Jesus, he'd been eight or so. It was the year his mother inherited some horses from a relative of hers. His father sold most of them off to support his liquor habit, and his poor business sense left the family at the mercy of creditors. They'd had to open their small house up for boarders. His mother never lived down the shame of it.

Willie, Robert, and he used to sneak off when the old man got roaring drunk and was in a mind to unleash his belt on their backsides. On the property, there was a small creek to play in with cutbanks some fifteen feet deep. They would escape to its shore and tie hooks to twine and harpoon a piece of salt pork to
catch crawfish. They'd build up a good fire, cook and eat the tails. The other hunting skills they'd developed were gathering the mourning doves that didn't nest very high. Pilfering the fat squabs just about to leave the nest was as easy as throwing a two-day calf.

The three of them had a collection of small reptiles and animal skulls decorating the room they shared. Their sister, Sarah, would raise holy hell when they took a mind to tease her by putting rodent bones beneath her pillow.
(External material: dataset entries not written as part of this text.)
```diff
@@ -278,7 +334,10 @@
 {
 	const u32 nc = w.pairBound;
 	if (!nc || !numPairs) return;
-	hipLaunchKernelGGL(k_pairs_pack, dim3((u32)(((size_t)nc * PAIR_SLAB + 255) / 256)), dim3(256), 0, w.stream, nc, w.pairCount.p, w.pairOffset.p, w.pairSlab.p, w.pairs.p, (u32)w.pairCap);
-	if (slabOverflow)
-		hipLaunchKernelGGL(HIP_KERNEL_NAME(k_pairs<MODE_WRITE>), dim3((u32)(((size_t)nc * PAIR_LANES + 255) / 256)), dim3(256), 0, w.stream, nc, w.hashTableSize - 1, w.sBox.p, (const uint2*)w.cellStart.p, w.dCounters.p, w.pairCount.p, w.pairOffset.p, w.pairs.p, (u32)w.pairCap);
-}
+	static int numCUs = 0;
+	if (!numCUs) { hipDeviceProp_t prop; MI_CHECK(hipGetDeviceProperties(&prop, w.device)); numCUs = prop.multiProcessorCount > 0 ? prop.multiProcessorCount : 256; }
+	u32 blocks = std::min<u32>(4u * (u32)numCUs, (nc + 63u) / 64u);
+	if (w.collisionBlocksLimit) blocks = std::min(blocks, w.collisionBlocksLimit);
+	hipLaunchKernelGGL(k_pairs_finish, dim3(blocks), dim3(256), 0, w.stream, nc, w.hashTableSize - 1, w.sBox.p, (const uint2*)w.cellStart.p, w.dCounters.p, w.pairCount.p, w.pairOffset.p,
+		(const uint2*)w.pairSlab.p, w.pairs.p, (u32)w.pairCap, slabOverflow ? 1u : 0u);
+}
diff --git a/directx-renderer-kurth_amd/csrc/world.h b/directx-renderer-kurth_amd/csrc/world.h
--- a/directx-renderer-kurth_amd/csrc/world.h
+++ b/directx-renderer-kurth_amd/csrc/world.h
@@ -184,6 +184,7 @@
 	DevBuf<u32> actBodies, actCols, actBlockCount, actBlockBase, colBody; bool activeDirty = true; u32 estActiveBodies = 0, estActiveCols = 0, pairBound = 0, sapBlocks = 0;
 	DevBuf<double> sapPartial;
 	DevBuf<uint2> pairs, pairSlab;
+	u32 collisionBlocksLimit = 0;
 	u32 hashTableSize = 0;
 	DevBuf<u32> pairKey, pairKeySorted; DevBuf<uint2> pairsSorted;
 	DevBuf<ManifoldRec> manifolds;
diff --git a/directx-renderer-kurth_amd/csrc/world.hip b/directx-renderer-kurth_amd/csrc/world.hip
--- a/directx-renderer-kurth_amd/csrc/world.hip
+++ b/directx-renderer-kurth_amd/csrc/world.hip
@@ -49,6 +49,7 @@
 	if (const char* e = getenv("MI_CLUSTER_TASK")) { clusterTaskWeight = 64u * (u32)std::max(16, atoi(e)); clusterTaskWeightLater = std::min(clusterTaskWeight, clusterTaskWeightLater); }
 	if (getenv("MI_PHYSICS_REPLAY")) replayReferenceOrder = true;
 	if (const char* e = getenv("MI_CLUSTER_BLOCKS")) clusterBlocksLimit = (u32)std::max(1, atoi(e));
+	if (const char* e = getenv("MI_COLLISION_BLOCKS")) collisionBlocksLimit = (u32)std::max(1, atoi(e));
 	if (const char* e = getenv("MI_CLUSTER_TASK_LATER")) clusterTaskWeightLater = 64u * (u32)std::max(16, atoi(e));
 	if (dCounters.p)
 	{
```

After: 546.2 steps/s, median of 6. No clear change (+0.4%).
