@@ -938,11 +963,14 @@
         for (int g = 0; g < GA; ++g)
 #pragma unroll
             for (int r = 0; r < 16; ++r) acc[m][g][r] = 0.f;
+    if constexpr (GSPLIT) {
+        if (p.acc_init != nullptr) gs_acc_init<MR>(p, acc, cg, ty0, tx0);
+    }
 
     const int ntaps = p.KH * p.KW;
     const int Ntot = p.ncg * G * 32;
     const int total_chunks = p.seg[0].nchunk + (p.nseg > 1 ? p.seg[1].nchunk : 0);
-    const int ch_begin = bz * p.chunks_per_split;
+    const int ch_begin = bz * p.chunks_per_split + (GSPLIT ? p.chunk_begin : 0);
     const int ch_end = min(ch_begin + p.chunks_per_split, total_chunks);
     const float *wlane = p.Wp + ((long long)kh * Ntot + (cg * G) * 32 + n) * 4;
     const long long wstep = (long long)2 * Ntot * 4;
diff --git a/visual_foresight_amd/csrc/vf_engine.hip b/visual_foresight_amd/csrc/vf_engine.hip
--- a/visual_foresight_amd/csrc/vf_engine.hip
+++ b/visual_foresight_amd/csrc/vf_engine.hip
@@ -371,6 +371,7 @@
     float *c_state[7], *h_state[7][2];
     long long *st_enc0, *st_h[7], *st_enc6, *st_enc00, *st_enc7;
     float *sbias, *fc_part, *kern;
+    float *rec_part[7];
     float *cond_bias[7][2];
     float *frames_all, *distrib_all, *states_all;
     double *sums;
@@ -464,6 +465,7 @@
     bool fuse_pair = true;
     bool wt_publish = VF_WT_DEFAULT != 0;
     bool pad_skip = true;
+    bool share_recurrent = true;
     int yield_budget = -1;
     bool pair_allowed = true;
     int *d_status = nullptr;
@@ -969,6 +971,7 @@
             VF_ALLOC(sv.h_state[k][0], per);
             VF_ALLOC(sv.h_state[k][1], per);
             VF_ALLOC(sv.st_h[k], (size_t)h->st_rows[k] * 2);
+            if (h->share_recurrent && h->lstm[k].tile == TILE_LSTM_GS128) VF_ALLOC(sv.rec_part[k], 4 * per);
         }
         VF_ALLOC(sv.st_enc0, (size_t)h->enc0.stats_nparts * 2);
         if (h->savp) {
@@ -1003,6 +1006,7 @@
     made = h;
     h->cfg = *cfg;
     if (const char *e = getenv("VF_PAD_SKIP")) h->pad_skip = atoi(e) != 0;
+    if (const char *e = getenv("VF_SHARE_RECURRENT")) h->share_recurrent = atoi(e) != 0;
     h->ncam = std::max(1, cfg->ncam);
     h->n_draws = std::max(1, cfg->n_draws);
     h->cfg.ncam = h->ncam; h->cfg.n_draws = h->n_draws;
@@ -1277,23 +1281,25 @@
     hipStream_t st;
     static int skipped() { return VF_OK; }
 
+    template <class F>
+    int profiled_lstm(const ConvLayer &l, const ConvParams &p, F launch) {
+        if (!h->profiling) return launch();
+        while (h->ev_pool.size() < h->ev_used + 2) {
+            hipEvent_t e;
+            VF_HIP_CHECK(hipEventCreate(&e));
+            h->ev_pool.push_back(e);
+        }
+        VF_HIP_CHECK(hipEventRecord(h->ev_pool[h->ev_used], st));
+        int r = launch();
+        VF_HIP_CHECK(hipEventRecord(h->ev_pool[h->ev_used + 1], st));
+        h->ev_used += 2;
+        h->prof_flops += 2.0 * (p.B * l.Hout * l.Wout * 25.0 - (p.pad_skip ? 5.0 * gs_pad_skipped_pairs(l, p.B) : 0.0)) *
+                         (l.segC[0] + (l.nseg > 1 ? l.segC[1] : 0) - p.chunk_begin * l.KC) * 4.0 * l.Cout;
+        return r;
+    }
     int conv(int type, const ConvLayer &l, const ConvParams &p, std::initializer_list<int>) {
         switch (type) {
-            case PH_LSTM: {
-                if (!h->profiling) return launch_lstm(l, p, st);
-                while (h->ev_pool.size() < h->ev_used + 2) {
-                    hipEvent_t e;
-                    VF_HIP_CHECK(hipEventCreate(&e));
-                    h->ev_pool.push_back(e);
-                }
-                VF_HIP_CHECK(hipEventRecord(h->ev_pool[h->ev_used], st));
-                int r = launch_lstm(l, p, st);
-                VF_HIP_CHECK(hipEventRecord(h->ev_pool[h->ev_used + 1], st));
-                h->ev_used += 2;
-                h->prof_flops += 2.0 * (p.B * l.Hout * l.Wout * 25.0 - (p.pad_skip ? 5.0 * gs_pad_skipped_pairs(l, p.B) : 0.0)) *
-                                 (l.segC[0] + l.segC[1]) * 4.0 * l.Cout;
-                return r;
-            }
+            case PH_LSTM: return profiled_lstm(l, p, [&] { return launch_lstm(l, p, st); });
             case PH_CONV_RELU: return launch_conv_t<1, EPI_BIAS_RELU>(l, p, st);
             case PH_CONV_RAW:
                 if (l.tile == TILE_FIRST_VALU) {
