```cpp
namespace {
struct DiagCapture {
  std::string text;
  std::string* const found = alphabeta::detail::diag_sink();
  DiagCapture() { alphabeta::detail::diag_sink() = &text; }
  ~DiagCapture() { alphabeta::detail::diag_sink() = found; }
};
// ... 24 lines not shown
  } catch (const std::exception& e) {
    return failed(err, errcap, e);
  }
}
int abh_pedigree_build(const char* nodelist, const char* edgelist, double posterior_max_filter, double* rows, int cap,
                       double* p0uu, char* err, int errcap) {
  return pedigree_build(nodelist, edgelist, posterior_max_filter, false, false, nullptr, rows, cap, p0uu, err, errcap);
}
int abh_pedigree_build_gpu(const char* nodelist, const char* edgelist, double posterior_max_filter, const char* out_path,
                           double* rows, int cap, double* p0uu, char* err, int errcap) {
  return pedigree_build(nodelist, edgelist, posterior_max_filter, true, false, out_path, rows, cap, p0uu, err, errcap);
}
long long abh_packed_scan_calls() { return alphabeta::detail::packed_scan_calls().load(); }
long long abh_packed_windows_scan_calls() { return alphabeta::detail::packed_windows_scan_calls().load(); }
long long abh_resident_build_calls() { return alphabeta::detail::resident_build_calls().load(); }
int abh_pedigree_build_resident(const char* nodelist, const char* edgelist, double posterior_max_filter, const char* out_path,
                                double* rows, int cap, double* p0uu, char* err, int errcap) {
  return pedigree_build(nodelist, edgelist, posterior_max_filter, true, true, out_path, rows, cap, p0uu, err, errcap);
}
int abh_pedigree_build_ab(const char* nodelist, const char* edgelist, const char* const* texts, const long long* lens, int n,
                          double posterior_max_filter, int which, double* ms2, double* kernel_ms4, char* err, int errcap) {
  try {
    static std::vector<std::string> held;
    if (n > 0) {
      held.clear();
      for (int i = 0; i < n; ++i) held.emplace_back(texts[i], (size_t)lens[i]);
    }
    DiagCapture quiet;
    std::pair<alphabeta::Pedigree, double> host, device;
    if (which & 1) {
// ... 788 lines not shown
```

### include/abneutral.h

```cpp
#ifndef ABNEUTRAL_H
#define ABNEUTRAL_H

#include <stdint.h>

#ifdef __cplusplus
extern "C" {
#endif

#define ABN_VERSION_MAJOR 0
#define ABN_VERSION_MINOR 1

typedef enum abn_status {
  ABN_OK = 0,
  ABN_ERR_INVALID_ARG = 1,
  ABN_ERR_BAD_PEDIGREE = 2,
  ABN_ERR_NO_DEVICE = 3,
  ABN_ERR_HIP = 4,
  ABN_ERR_NO_FINITE_FIT = 5,
  ABN_ERR_STATE = 6
} abn_status;

#define ABN_FIT_CONVERGED 0
#define ABN_FIT_MAX_ITERS 1
#define ABN_FIT_NONFINITE 2
// ... 287 lines not shown
int abn_tiles_block_ms(const abn_tiles* h, double* ms5);

int abn_plan_create(abn_ctx* ctx, const abn_options* opts, const double* generations ,
                    int32_t n_rows, int32_t n_windows, int32_t n_starts, int32_t n_boot,
                    uint32_t window_offset, uint32_t boot_offset, abn_plan** plan);
int abn_plan_destroy(abn_plan* plan);
int abn_plan_set_window_ids(abn_plan* plan, const uint32_t* ids);
int abn_plan_set_windows(abn_plan* plan, const double* d_obs, const double* p0uu, const double* eqp,
                         const double* eqp_weight);
int abn_plan_run(abn_plan* plan);
int abn_plan_run_phase(abn_plan* plan, int32_t phase );
int abn_plan_sync(abn_plan* plan);
int abn_plan_tail_handed(abn_plan* plan, int64_t* out2);
int abn_plan_set_early_bootstraps(abn_plan* plan, int32_t mode);
int abn_plan_early_bootstraps(abn_plan* plan, int32_t* out4);
int abn_plan_set_stream_sweep(abn_plan* plan, int32_t mode);
int abn_plan_stream_sweep(abn_plan* plan, int64_t* out4);
int abn_plan_kernel_ms(abn_plan* plan, double* ms3);
int abn_plan_raw_device_ptr(abn_plan* plan, void** dev_ptr);
int abn_plan_bind_raw(abn_plan* plan, void* dev_ptr);
int abn_plan_download(abn_plan* plan, double* models, double* pred, double* resid, double* raw,
                      abn_fit_info* info_a, abn_fit_info* info_b, int32_t* best_start);
int abn_plan_analyze(abn_plan* plan, double* out, int32_t* first_bad);
int abn_plan_failed_windows(abn_plan* plan, int32_t* n_failed);
int abn_plan_counters(abn_plan* plan, int64_t* out5);
int abn_plan_device_bytes(abn_plan* plan, int64_t* bytes);
#define ABN_KERNEL_NONE 0
#define ABN_KERNEL_SPECULATIVE 1
#define ABN_KERNEL_RESIDENT 2
#define ABN_KERNEL_PERSISTENT 3
// ... 32 lines not shown
```

Measured before the change: 3.541 million fits/s.

## Share drain-phase triple evaluation across live chains in a wave

New measurement: 3.552 million fits/s, median of 4. Within noise of the previous version (+0.3%).

```diff
diff --git a/alphabeta_rs_amd/__init__.py b/alphabeta_rs_amd/__init__.py
--- a/alphabeta_rs_amd/__init__.py
+++ b/alphabeta_rs_amd/__init__.py
@@ -36,7 +36,7 @@
     "abn_status_string", "abn_version", "abn_cost_batch", "abn_fit_batch", "abn_gen_start_simplices",
     "abn_gen_boot_simplices", "abn_gen_boot_indices", "abn_ab_neutral_run", "abn_boot_model_run",
     "abn_analyze", "abn_select_best", "abn_bootstrap_rows", "abn_pairwise_divergence", "abn_plan_create", "abn_plan_destroy", "abn_plan_set_windows", "abn_plan_run",
-    "abn_plan_run_phase", "abn_plan_sync", "abn_plan_tail_handed", "abn_plan_set_early_bootstraps", "abn_plan_early_bootstraps", "abn_plan_kernel_ms", "abn_plan_raw_device_ptr",
+    "abn_plan_run_phase", "abn_plan_sync", "abn_plan_tail_handed", "abn_plan_set_early_bootstraps", "abn_plan_early_bootstraps", "abn_plan_set_drain_share", "abn_plan_kernel_ms", "abn_plan_raw_device_ptr",
     "abn_plan_bind_raw", "abn_plan_download", "abn_plan_counters", "abn_plan_device_bytes",
     "abn_plan_set_window_ids", "abn_plan_failed_windows",
     "abn_multi_create", "abn_multi_destroy", "abn_multi_last_error", "abn_multi_set_windows", "abn_multi_run",
@@ -301,6 +301,7 @@
     L.abn_plan_sync.argtypes = [vp]
     L.abn_plan_tail_handed.argtypes = [vp, C.POINTER(C.c_int64)]
     L.abn_plan_set_early_bootstraps.argtypes = [vp, C.c_int32]
+    L.abn_plan_set_drain_share.argtypes = [vp, C.c_int32]
     L.abn_plan_set_stream_sweep.argtypes = [vp, C.c_int32]
     L.abn_plan_stream_sweep.argtypes = [vp, C.POINTER(C.c_int64)]
     L.abn_multi_set_stream_sweep.argtypes = [vp, C.c_int32]
@@ -904,6 +905,9 @@
     def set_early_bootstraps(self, mode: int):
         self.ctx._check(self._L.abn_plan_set_early_bootstraps(self._h, mode))
 
+    def set_drain_share(self, mode: int):
+        self.ctx._check(self._L.abn_plan_set_drain_share(self._h, mode))
+
     def early_bootstraps(self):
         out = (C.c_int32 * 4)()
         self.ctx._check(self._L.abn_plan_early_bootstraps(self._h, out))
diff --git a/alphabeta_rs_amd/build.py b/alphabeta_rs_amd/build.py
--- a/alphabeta_rs_amd/build.py
+++ b/alphabeta_rs_amd/build.py
@@ -82,7 +82,8 @@
             CSRC / "abn_route.hpp", CSRC / "abn_constants.hpp", CSRC / "abn_parse.hpp", CSRC / "abn_genes.hpp",
             CSRC / "abn_sites_merge.hpp", CSRC / "abn_sites_split.hpp", CSRC / "abn_sites_sort.hpp", CSRC / "abn_codes.hpp", CSRC / "abn_sites_common.hpp",
             CSRC / "abn_sites_union.hpp", CSRC / "abn_tiles.hpp", HOST / "tiles.hpp",
-            CSRC / "abn_pairwise_transitions.hpp", CSRC / "abn_packed_mask.hpp", HOST / "transitions.hpp"]
+            CSRC / "abn_pairwise_transitions.hpp", CSRC / "abn_packed_mask.hpp", HOST / "transitions.hpp",
+            CSRC / "abn_drain_share.hpp"]
     newest = max(p.stat().st_mtime for p in srcs)
     CLI.parent.mkdir(exist_ok=True)
     common = ["-O2", "-std=c++17", "-ffp-contract=off", "-Wall", "-I", str(PKG.parent / "include")]
diff --git a/alphabeta_rs_amd/csrc/abn_api.hip b/alphabeta_rs_amd/csrc/abn_api.hip
--- a/alphabeta_rs_amd/csrc/abn_api.hip
+++ b/alphabeta_rs_amd/csrc/abn_api.hip
@@ -135,6 +135,15 @@
   if (a.tail_cap > 0) return launch_tail_resume(c, pr, a, a.tail_cap, st);
   return ABN_OK;
 }
+
+#ifdef ABN_MEASUREMENT_KNOBS
+extern "C" int abn_knobs_drain_shared_steps(unsigned long long* steps, int reset) {
+  const unsigned long long zero = 0;
+  if (steps && hipMemcpyFromSymbol(steps, HIP_SYMBOL(g_drain_shared_steps), sizeof(*steps)) != hipSuccess) return ABN_ERR_HIP;
+  if (reset && hipMemcpyToSymbol(HIP_SYMBOL(g_drain_shared_steps), &zero, sizeof(zero)) != hipSuccess) return ABN_ERR_HIP;
+  return ABN_OK;
+}
+#endif
 
 int abn::launch_select(abn_ctx* c, const SelectArgs& s, size_t lds, hipStream_t st) {
   HIPCHK(c, allow_lds(reinterpret_cast<const void*>(&abn_select_lse_kernel), lds));
diff --git a/alphabeta_rs_amd/csrc/abn_common.hpp b/alphabeta_rs_amd/csrc/abn_common.hpp
--- a/alphabeta_rs_amd/csrc/abn_common.hpp
+++ b/alphabeta_rs_amd/csrc/abn_common.hpp
@@ -81,6 +81,7 @@
   const unsigned* guard;
   int guard_stop;
   int guard_poll;
+  int drain_share;
 #ifdef ABN_MEASUREMENT_KNOBS
   int prio_mode;
   int prio_t[3];
@@ -375,6 +376,7 @@
   M[8] = m[8];
 }
 
+template <bool LEAN = false>
 __device__ __forceinline__ double triple_dt(uint32_t tr, const double* pw, int TP, double sv0, double sv1,
                                             double sv2) {
   (void)TP;
@@ -385,6 +387,25 @@
   const double s1 = fma3(sv2, P[7], fma3(sv1, P[4], fma3(sv0, P[1], 0.0)));
   const double s2 = fma3(sv2, P[8], fma3(sv1, P[5], fma3(sv0, P[2], 0.0)));
   __builtin_amdgcn_sched_barrier(0);
+  if constexpr (LEAN) {
+    const f64x2_lds* va = reinterpret_cast<const f64x2_lds*>(pw + ea * kPw);
+    const f64x2_lds* vb = reinterpret_cast<const f64x2_lds*>(pw + eb * kPw);
+#pragma unroll
+    for (int e = 0; e < 3; ++e) {
+      const f64x2_lds x = va[e], y = vb[e];
+      A[2 * e] = x[0];
+      A[2 * e + 1] = x[1];
+      B[2 * e] = y[0];
+      B[2 * e + 1] = y[1];
+    }
+    const double d_um = cond_div(A[3], A[4], A[5], B[3], B[4], B[5]);
+    const double d_uu = cond_div(A[0], A[1], A[2], B[0], B[1], B[2]);
+    const double head = s0 * d_uu + s1 * d_um;
+    __builtin_amdgcn_sched_barrier(0);
+    const f64x2_lds x = va[3], y = vb[3];
+    const double d_mm = cond_div(x[0], x[1], pw[ea * kPw + 8], y[0], y[1], pw[eb * kPw + 8]);
+    return head + s2 * d_mm;
+  }
   load_matrix(pw + ea * kPw, A);
   load_matrix(pw + eb * kPw, B);
   const double d_mm = cond_div(A[6], A[7], A[8], B[6], B[7], B[8]);
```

But all that was before the Mexican War had gotten in the way of good times, and he'd moved on afterward to pursue the other avenues he could take to mold himself into a man. In his absence, death had taken both his brothers.

The heartsick chord that suddenly struck Carrigan was unexpected. Lost years of his youth should have been something he accepted by now. Childhood days behind him. What was gone . . . was gone.

Carrigan began searching for signs when he reached an overhanging, wall-like ridge of rock that projected from the earth. It had been here he'd first found traces of the herd from which most of Helena's stock came.

“Do you see something?” Helena's hopeful query went wasted on him.

Ignoring her, Carrigan dismounted and walked a small area until he found horseshoe imprints in the soft-rock ground. No wild band would have been shod. Crouching down, he ran his fingertips over a clean print. “Which one's your lead mare?”

“Columbiana.”

“She's been here.” The deeper depth and defined impression of the shoe said it was new iron. Carrigan stood and gazed at Helena. “But the track isn't fresh. Your horses have gone farther than I wanted.”

Helena met his eyes, her face protected by the brim of a straw bonnet. She didn't employ a sidesaddle as he would have guessed. But Helena was no ordinary woman. When she had an objective, she took the most
prudent course to achieve her goal. A lady's saddle would have slowed her down. But ever the lady, she hadn't donned britches.

She straddled the horse, the fullness of her dark-checked skirt bunched on Traveler's bay rump without the hindrance of a wooden hoop. Her slim legs were exposed only to her knees where the weave of her black stockings, and just barely a hint of white petticoat, was available for his view. Too bad it wasn't more. But like him, she'd forgone a heavy coat. A short cape covered her arms and shoulders, with just enough of her enticing form on display to distract him.